= Your assignment =
Retype each line of the listing below, word for word.
[Opening Data under study section]
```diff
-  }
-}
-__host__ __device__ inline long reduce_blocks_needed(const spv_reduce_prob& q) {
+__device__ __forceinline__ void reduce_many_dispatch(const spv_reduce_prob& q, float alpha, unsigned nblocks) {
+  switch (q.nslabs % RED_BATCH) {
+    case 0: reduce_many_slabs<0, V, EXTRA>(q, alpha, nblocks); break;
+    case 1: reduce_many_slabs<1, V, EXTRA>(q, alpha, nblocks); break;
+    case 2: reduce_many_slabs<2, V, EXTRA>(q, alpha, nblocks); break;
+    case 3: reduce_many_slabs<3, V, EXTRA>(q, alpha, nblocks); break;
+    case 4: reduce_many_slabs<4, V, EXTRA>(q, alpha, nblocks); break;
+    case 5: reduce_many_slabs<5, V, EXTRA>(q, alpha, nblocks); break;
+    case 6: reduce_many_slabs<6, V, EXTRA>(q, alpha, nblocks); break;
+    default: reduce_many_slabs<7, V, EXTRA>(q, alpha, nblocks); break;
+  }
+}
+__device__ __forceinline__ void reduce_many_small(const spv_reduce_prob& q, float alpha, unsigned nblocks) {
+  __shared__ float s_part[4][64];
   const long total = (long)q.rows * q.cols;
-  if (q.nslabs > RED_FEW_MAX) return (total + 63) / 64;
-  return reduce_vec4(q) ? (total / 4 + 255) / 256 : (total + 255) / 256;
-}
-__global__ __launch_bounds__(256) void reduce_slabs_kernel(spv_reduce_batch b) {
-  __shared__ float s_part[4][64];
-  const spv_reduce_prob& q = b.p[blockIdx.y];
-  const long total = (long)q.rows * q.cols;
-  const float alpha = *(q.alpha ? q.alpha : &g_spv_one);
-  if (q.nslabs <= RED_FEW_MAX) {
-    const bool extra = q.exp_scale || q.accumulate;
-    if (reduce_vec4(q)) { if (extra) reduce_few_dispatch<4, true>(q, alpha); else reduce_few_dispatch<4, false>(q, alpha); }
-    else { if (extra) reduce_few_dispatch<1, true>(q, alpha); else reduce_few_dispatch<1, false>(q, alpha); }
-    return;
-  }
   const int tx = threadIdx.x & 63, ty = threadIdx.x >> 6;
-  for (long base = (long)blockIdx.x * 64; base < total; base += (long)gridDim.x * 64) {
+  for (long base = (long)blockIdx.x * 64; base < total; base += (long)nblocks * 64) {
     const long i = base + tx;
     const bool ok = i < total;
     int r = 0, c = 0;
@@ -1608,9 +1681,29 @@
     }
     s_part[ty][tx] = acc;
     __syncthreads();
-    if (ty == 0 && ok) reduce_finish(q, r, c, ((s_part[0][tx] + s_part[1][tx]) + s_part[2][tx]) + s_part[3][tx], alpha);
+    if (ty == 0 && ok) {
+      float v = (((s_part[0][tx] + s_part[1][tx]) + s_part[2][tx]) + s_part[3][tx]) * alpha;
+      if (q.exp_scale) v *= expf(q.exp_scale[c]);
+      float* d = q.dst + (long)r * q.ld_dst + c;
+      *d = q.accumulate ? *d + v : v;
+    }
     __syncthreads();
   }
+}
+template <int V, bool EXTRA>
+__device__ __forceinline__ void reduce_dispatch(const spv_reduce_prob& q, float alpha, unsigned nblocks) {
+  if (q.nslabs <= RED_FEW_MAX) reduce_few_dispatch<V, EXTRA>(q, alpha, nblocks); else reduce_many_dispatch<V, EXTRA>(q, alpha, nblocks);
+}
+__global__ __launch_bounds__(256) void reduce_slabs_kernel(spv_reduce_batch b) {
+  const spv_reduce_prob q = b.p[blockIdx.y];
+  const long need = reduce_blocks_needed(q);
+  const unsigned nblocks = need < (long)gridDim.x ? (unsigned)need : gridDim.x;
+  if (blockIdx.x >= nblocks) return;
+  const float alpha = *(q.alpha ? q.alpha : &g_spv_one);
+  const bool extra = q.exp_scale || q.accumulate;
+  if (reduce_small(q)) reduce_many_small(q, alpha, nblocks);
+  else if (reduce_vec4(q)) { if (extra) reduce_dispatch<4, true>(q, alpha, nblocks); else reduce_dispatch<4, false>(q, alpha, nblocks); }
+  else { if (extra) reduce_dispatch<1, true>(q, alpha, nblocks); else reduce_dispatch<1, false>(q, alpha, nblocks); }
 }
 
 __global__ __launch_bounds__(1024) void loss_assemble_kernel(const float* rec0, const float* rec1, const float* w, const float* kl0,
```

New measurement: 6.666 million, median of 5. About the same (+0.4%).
[Closing Data under study section]
= Answer box =
```diff
-  }
-}
-__host__ __device__ inline long reduce_blocks_needed(const spv_reduce_prob& q) {
+__device__ __forceinline__ void reduce_many_dispatch(const spv_reduce_prob& q, float alpha, unsigned nblocks) {
+  switch (q.nslabs % RED_BATCH) {
+    case 0: reduce_many_slabs<0, V, EXTRA>(q, alpha, nblocks); break;
+    case 1: reduce_many_slabs<1, V, EXTRA>(q, alpha, nblocks); break;
+    case 2: reduce_many_slabs<2, V, EXTRA>(q, alpha, nblocks); break;
+    case 3: reduce_many_slabs<3, V, EXTRA>(q, alpha, nblocks); break;
+    case 4: reduce_many_slabs<4, V, EXTRA>(q, alpha, nblocks); break;
+    case 5: reduce_many_slabs<5, V, EXTRA>(q, alpha, nblocks); break;
+    case 6: reduce_many_slabs<6, V, EXTRA>(q, alpha, nblocks); break;
+    default: reduce_many_slabs<7, V, EXTRA>(q, alpha, nblocks); break;
+  }
+}
+__device__ __forceinline__ void reduce_many_small(const spv_reduce_prob& q, float alpha, unsigned nblocks) {
+  __shared__ float s_part[4][64];
   const long total = (long)q.rows * q.cols;
-  if (q.nslabs > RED_FEW_MAX) return (total + 63) / 64;
-  return reduce_vec4(q) ? (total / 4 + 255) / 256 : (total + 255) / 256;
-}
-__global__ __launch_bounds__(256) void reduce_slabs_kernel(spv_reduce_batch b) {
-  __shared__ float s_part[4][64];
-  const spv_reduce_prob& q = b.p[blockIdx.y];
-  const long total = (long)q.rows * q.cols;
-  const float alpha = *(q.alpha ? q.alpha : &g_spv_one);
-  if (q.nslabs <= RED_FEW_MAX) {
-    const bool extra = q.exp_scale || q.accumulate;
-    if (reduce_vec4(q)) { if (extra) reduce_few_dispatch<4, true>(q, alpha); else reduce_few_dispatch<4, false>(q, alpha); }
-    else { if (extra) reduce_few_dispatch<1, true>(q, alpha); else reduce_few_dispatch<1, false>(q, alpha); }
-    return;
-  }
   const int tx = threadIdx.x & 63, ty = threadIdx.x >> 6;
-  for (long base = (long)blockIdx.x * 64; base < total; base += (long)gridDim.x * 64) {
+  for (long base = (long)blockIdx.x * 64; base < total; base += (long)nblocks * 64) {
     const long i = base + tx;
     const bool ok = i < total;
     int r = 0, c = 0;
@@ -1608,9 +1681,29 @@
     }
     s_part[ty][tx] = acc;
     __syncthreads();
-    if (ty == 0 && ok) reduce_finish(q, r, c, ((s_part[0][tx] + s_part[1][tx]) + s_part[2][tx]) + s_part[3][tx], alpha);
+    if (ty == 0 && ok) {
+      float v = (((s_part[0][tx] + s_part[1][tx]) + s_part[2][tx]) + s_part[3][tx]) * alpha;
+      if (q.exp_scale) v *= expf(q.exp_scale[c]);
+      float* d = q.dst + (long)r * q.ld_dst + c;
+      *d = q.accumulate ? *d + v : v;
+    }
     __syncthreads();
   }
+}
+template <int V, bool EXTRA>
+__device__ __forceinline__ void reduce_dispatch(const spv_reduce_prob& q, float alpha, unsigned nblocks) {
+  if (q.nslabs <= RED_FEW_MAX) reduce_few_dispatch<V, EXTRA>(q, alpha, nblocks); else reduce_many_dispatch<V, EXTRA>(q, alpha, nblocks);
+}
+__global__ __launch_bounds__(256) void reduce_slabs_kernel(spv_reduce_batch b) {
+  const spv_reduce_prob q = b.p[blockIdx.y];
+  const long need = reduce_blocks_needed(q);
+  const unsigned nblocks = need < (long)gridDim.x ? (unsigned)need : gridDim.x;
+  if (blockIdx.x >= nblocks) return;
+  const float alpha = *(q.alpha ? q.alpha : &g_spv_one);
+  const bool extra = q.exp_scale || q.accumulate;
+  if (reduce_small(q)) reduce_many_small(q, alpha, nblocks);
+  else if (reduce_vec4(q)) { if (extra) reduce_dispatch<4, true>(q, alpha, nblocks); else reduce_dispatch<4, false>(q, alpha, nblocks); }
+  else { if (extra) reduce_dispatch<1, true>(q, alpha, nblocks); else reduce_dispatch<1, false>(q, alpha, nblocks); }
 }
 
 __global__ __launch_bounds__(1024) void loss_assemble_kernel(const float* rec0, const float* rec1, const float* w, const float* kl0,
```

New measurement: 6.666 million, median of 5. About the same (+0.4%).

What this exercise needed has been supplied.